CASIA OpenIR > 毕业生 > 硕士学位论文

	基于预训练语言模型的概念体系自动构建方法研究
	王思懿
	2024-05-16
页数	60
学位类型	硕士
中文摘要	概念体系（Taxonomy）描述概念之间的上下位语义关系并使用层次结构组织概念集合，是一类重要的知识体系，被广泛应用于信息检索、个性化推荐和问答系统等任务。目前，大量概念体系主要由人工构建完成，例如，语言概念体系 WordNet 和常识概念体系 Cyc 完全由领域专家构建，DBpedia 中的概念体系是工程师通过观察 Wikipedia 中的概念类别/标签的命名和组织方式后总结得到。这种方式不仅费时费力，构建的概念体系还常常存在大量概念遗漏的情况，使得更新和维护知识库的成本高昂。因此需要使用高效的概念体系自动构建方法。研究人员已经提出了一些方法，这些方法可以大致分为流水线式和端到端式两大类。流水线式方法存在错误传播的问题，而端到端式方法则存在缺乏全局信息指导的问题。本文针对上述问题展开研究，具体包括： 1. 基于强化学习的端到端概念体系自动构建方法针对流水线方法存在的错误传播问题和端到端方法存在的缺乏全局信息指导的问题，本文提出了基于强化学习的端到端概念体系构建方法。该方法利用预训练语言模型提取词语特征，并采用可视矩阵将二维概念树转换为一维序列。随后，利用预训练语言模型再次提取特征，并将其作为概念树的特征，用于指导强化学习动作的选择。概念树的特征不仅包括节点的语义特征信息，还是包含了概念树的结构信息，使得模型能够全面考虑层次结构信息来选择节点的位置。在 WordNet 公开数据集上进行的实验表明，本文的方法相比基线模型在 F1 值上取得了 1.7% 的提升，相比当时的最好结果在同等条件下有 3.9% 的提升。 2. 基于树结构信息感知的概念体系自动构建方法针对端到端方法缺乏对局部信息的处理问题，本文提出了基于树结构信息感知的概念体系自动构建方法。

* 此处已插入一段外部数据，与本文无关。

# numz/ComfyUI-SeedVR2_VideoUpscaler

Measured on AMD Instinct MI355X. Metric: upscaled frames/sec (720p->4K, SeedVR2-3B), higher is better.
Workload: dtype bf16; 1 GPU; cfg3: SeedVR2-3B 32-frame 720p->4K clip (padded to 33 = 4n+1 for encode + DiT, 32 decoded), VAE tiled 1024/128; vae_tiled=True, parallelism=dp1, weights=random-init SeedVR2-3B + video_vae_v3 architecture (seeded)

## Files before the change

comfyui-seedvr2_videoupscaler_amd/csrc/svr_conv_sub.hip:

```cpp
#include "svr_common.h"
#include "../../include/seedvr2_hip.h"
#include <type_traits>

namespace svr {

constexpr int CS_TY = 16, CS_TX = 32, CS_HX = CS_TX + 1, CS_HY = CS_TY + 1;
constexpr int CS_NT = 256;
constexpr int CS_ROWS = CS_HX * CS_HY;
constexpr int CS_PIECES = (CS_ROWS * 4 + CS_NT - 1) / CS_NT;
constexpr int CS_ABUF = CS_PIECES * CS_NT * 16;
constexpr int CS_NBUF = 4;
constexpr int CS_EP_PITCH = 528;
constexpr int CS_EP_BYTES = 4 * 32 * CS_EP_PITCH;
constexpr int CS_LDS = CS_NBUF * CS_ABUF;
static_assert(CS_PIECES == 9 && CS_EP_BYTES <= CS_LDS, "piece schedule / epilogue parking");

template <int OFF> SVR_DEVICE void cs_rd2(bf16x8 (&r)[2], unsigned a0) {
    const unsigned a1 = a0 ^ 32u;
    asm volatile("ds_read_b128 %0, %2 offset:%4\n\tds_read_b128 %1, %3 offset:%4"
                 : "=&v"(r[0]), "=&v"(r[1]) : "v"(a0), "v"(a1), "n"(OFF) : "memory");
}
template <int N> SVR_DEVICE void cs_wait_rows(bf16x8 (&a)[2]) {
    asm volatile("s_waitcnt lgkmcnt(%2)" : "+v"(a[0]), "+v"(a[1]) : "n"(N));
    __builtin_amdgcn_sched_barrier(0);
}
template <int N> SVR_DEVICE void cs_wait_rows(bf16x8 (&a)[2], bf16x8 (&b)[2]) {
    asm volatile("s_waitcnt lgkmcnt(%4)" : "+v"(a[0]), "+v"(a[1]), "+v"(b[0]), "+v"(b[1]) : "n"(N));
    __builtin_amdgcn_sched_barrier(0);
}
template <int N> SVR_DEVICE void cs_wait_rows(bf16x8 (&a)[2], bf16x8 (&b)[2], bf16x8 (&c)[2], bf16x8 (&d)[2], bf16x8 (&e)[2]) {
    asm volatile("s_waitcnt lgkmcnt(%10)"
                 : "+v"(a[0]), "+v"(a[1]), "+v"(b[0]), "+v"(b[1]), "+v"(c[0]), "+v"(c[1]), "+v"(d[0]), "+v"(d[1]), "+v"(e[0]), "+v"(e[1])
                 : "n"(N));
    __builtin_amdgcn_sched_barrier(0);
}
template <int N> SVR_DEVICE void cs_wait_w(bf16x8 (&w)[2][2]) {
    asm volatile("s_waitcnt vmcnt(%4)" : "+v"(w[0][0]), "+v"(w[0][1]), "+v"(w[1][0]), "+v"(w[1][1]) : "n"(N));
    __builtin_amdgcn_sched_barrier(0);
}

__global__ __launch_bounds__(CS_NT, 1) void conv_sub_kernel(const svr_gemm_args a, const int band_rows) {
    constexpr int MTW = 8, NTW = 2, NT = CS_NT;
    extern __shared__ __attribute__((aligned(16))) char smem[];
    typedef __attribute__((ext_vector_type(16))) float f32x16_t;
    const svr_conv_geom& g = a.conv;
    const int tid = threadIdx.x;
    const int lane = tid & 63;
    const int wave = __builtin_amdgcn_readfirstlane(tid >> 6);
    const int wm = wave >> 1, wn = wave & 1;

    const int tiles_x = (g.W + CS_TX - 1) / CS_TX;
    const int tiles_y = (g.H + CS_TY - 1) / CS_TY;
    const int tiles_n = a.N / 128;
    int tl;
    {
        const int nwg = gridDim.x, bid = blockIdx.x;
        const int xcd = bid & 7, j = bid >> 3, q = nwg >> 3, r = nwg & 7;
        tl = (xcd < r ? xcd * (q + 1) : r * (q + 1) + (xcd - r) * q) + j;
    }
    const bool quad = a.phase.enabled && a.phase.quad != 0;
    int qp = 0;
    if (quad) { qp = tl & 3; tl >>= 2; }
    const int ph_py = quad ? (qp >> 1) : a.phase.py, ph_px = quad ? (qp & 1) : a.phase.px;
    const int pad_h = quad ? 1 - ph_py : g.ph, pad_w = quad ? 1 - ph_px : g.pw;
    const void* const w_frag = quad ? a.phase.W_frag4[qp] : a.W_frag;
    const float* const bias_p = quad ? a.phase.bias4[qp] : a.bias;
    const float* const bias_border_p = quad ? a.phase.bias_border4[qp] : a.phase.bias_border;
    const int tn = tl % tiles_n;
    int rr = tl / tiles_n;
    const int tx = rr % tiles_x; rr /= tiles_x;
    int ty, to;
    if (band_rows > 0 && band_rows < tiles_y) {
        const int per_band = band_rows * g.To;
        const int b = rr / per_band;
        const int rows_b = min(band_rows, tiles_y - b * band_rows);
        const int r2 = rr - b * per_band;
        to = r2 / rows_b;
        ty = b * band_rows + (r2 - to * rows_b);
    } else {
        ty = rr % tiles_y;
        to = rr / tiles_y;
    }
    const int y0 = ty * CS_TY, x0 = tx * CS_TX, n0 = tn * 128;

    const int cpk = g.Cin / 32;
    const int nA = g.kt * cpk;
    const int P = nA * 4;
    const int64_t frame_bytes = (int64_t)g.H * g.W * g.Cin * 2;
    const int srow = tid >> 2, spos = tid & 3;
    uint32_t poff[CS_PIECES];
    uint32_t akeys = 0;
#pragma unroll
    for (int q = 0; q < CS_PIECES; ++q) {
        const int row = q * (NT / 4) + srow;
        const int hy = row / CS_HX, hx = row - hy * CS_HX;
        const int y = y0 - pad_h + hy, x = x0 - pad_w + hx;
        const bool ok = (row < CS_ROWS) & ((unsigned)y < (unsigned)g.H) & ((unsigned)x < (unsigned)g.W);
        poff[q] = ok ? (uint32_t)(y * g.W + x) : 0xffffffffu;
        akeys |= (uint32_t)(spos ^ ((hx >> 2) & 3)) << (2 * q);
    }
    char* const wave_dst = smem + wave * 1024;
    auto frame_ptr = [&](int s) -> const char* {
        if (s >= nA) return nullptr;
        const int dt = s / cpk;
        const int c0 = (s - dt * cpk) * 32;
        int f = to + dt - g.pt;
        const char* basep = (const char*)a.A;
        if (f < 0) {
            if (g.halo != nullptr) { basep = (const char*)g.halo; f += g.halo_frames; }
            else f = 0;
        }
        return basep + (int64_t)f * frame_bytes + c0 * 2;
    };
    auto stage = [&](auto qc, const char* fptr, int buf) {
        constexpr int Q = decltype(qc)::value;
        const int ck = (akeys >> (2 * Q)) & 3;
        const char* src = (poff[Q] == 0xffffffffu || fptr == nullptr) ? (const char*)g.zeros
                                                                      : fptr + ((int64_t)poff[Q] * g.Cin + ck * 8) * 2;
        glds16(src, wave_dst + buf * CS_ABUF + Q * (NT * 16));
    };
    auto stage_all = [&](const char* fptr, int buf) {
        stage(std::integral_constant<int, 0>{}, fptr, buf); stage(std::integral_constant<int, 1>{}, fptr, buf);
        stage(std::integral_constant<int, 2>{}, fptr, buf); stage(std::integral_constant<int, 3>{}, fptr, buf);
        stage(std::integral_constant<int, 4>{}, fptr, buf); stage(std::integral_constant<int, 5>{}, fptr, buf);
        stage(std::integral_constant<int, 6>{}, fptr, buf); stage(std::integral_constant<int, 7>{}, fptr, buf);
        stage(std::integral_constant<int, 8>{}, fptr, buf);
    };

    const int l31 = lane & 31, hi = lane >> 5;
    const unsigned lds0 = (unsigned)(uintptr_t)(__attribute__((address_space(3))) char*)smem;
    unsigned fa[2];
#pragma unroll
    for (int dx = 0; dx < 2; ++dx)
        fa[dx] = lds0 + (unsigned)((wm * MTW * CS_HX + l31) * 64 + ((hi ^ (((dx + l31) >> 2) & 3)) << 4));

    f32x16_t acc[MTW][NTW];
#pragma unroll
    for (int y = 0; y < MTW; ++y)
#pragma unroll
        for (int z = 0; z < NTW; ++z)
#pragma unroll
            for (int e = 0; e < 16; ++e) acc[y][z][e] = 0.f;
    bf16x8 a0[2], a1[2], a2[2], a3[2], a4[2], a5[2], a6[2], a7[2], a8[2];
    bf16x8 w0[NTW][2], w1[NTW][2], w2[NTW][2], w3[NTW][2];

    const int64_t nstride = (int64_t)P * 2048;
    const char* wp0 = (const char*)w_frag + (int64_t)(n0 / 32 + wn * 2) * nstride;
    const char* wp1 = wp0 + nstride;
    const int voff = lane * 16;
    auto wload = [&](bf16x8 (&w)[NTW][2], int k) {
        auto uniform_ptr = [](const char* p) {
            const uint64_t u = (uint64_t)p;
            const uint32_t lo = __builtin_amdgcn_readfirstlane((uint32_t)u), hi_ = __builtin_amdgcn_readfirstlane((uint32_t)(u >> 32));
            return (const char*)(((uint64_t)hi_ << 32) | lo);
        };
        const char* p0 = uniform_ptr(wp0 + (int64_t)min(k, P - 1) * 2048);
        const char* p1 = uniform_ptr(wp1 + (int64_t)min(k, P - 1) * 2048);
        asm volatile("global_load_dwordx4 %0, %1, %2" : "=v"(w[0][0]) : "v"(voff), "s"(p0) : "memory");
        asm volatile("global_load_dwordx4 %0, %1, %2 offset:1024" : "=v"(w[0][1]) : "v"(voff), "s"(p0) : "memory");
        asm volatile("global_load_dwordx4 %0, %1, %2" : "=v"(w[1][0]) : "v"(voff), "s"(p1) : "memory");
        asm volatile("global_load_dwordx4 %0, %1, %2 offset:1024" : "=v"(w[1][1]) : "v"(voff), "s"(p1) : "memory");
    };
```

该方法结合了长短期记忆网络和图神经网络，从底向上提取概念树的特征，使得所有信息在根节点处汇聚。这种特征提取方式更有效地保留了概念树的结构信息。本文设计了基于度感知的评价函数，综合考虑了概念树的层次和结构对边的重要性的影响，赋予每条边不同的权重，从而更全面地反映了概念树构建的效果。此外，为了充分利用概念树的局部信息，还考虑了词语之间丰富的关系，而不仅局限于上下位关系。实验结果表明，在公开的 WordNet 英文数据集上相比原有的方法取得了 9.4% 的提升，相比当时最好的结果有 1.3% 的提升，相比第一个方法则有 7.5% 的提升。 3. 基于大模型的概念体系自动构建探索针对大语言模型在概念体系自动构建领域的探索不足的问题，本文对基于大模型的概念体系自动构建进行了实验性探索。为了探索预训练语言模型和大模型在概念体系自动构建任务中的效果，本文进行了一系列对比试验，涉及模型输入、微调方法和模型类型等方面。本文研究了输入模板对上下位关系判断的影响，并尝试了不同的微调方式和模型类型。通过这些实验，希望更深入地了解大语言模型在概念体系构建中的表现行为。在探索实验中，最好的实验结果达到了 76.1% 的 F1 值，相比本文的前两个方法分别取得了 18.1% 和 11.3% 的 F1 值提升，这体现了大模型在概念体系自动构建领域的极大潜力。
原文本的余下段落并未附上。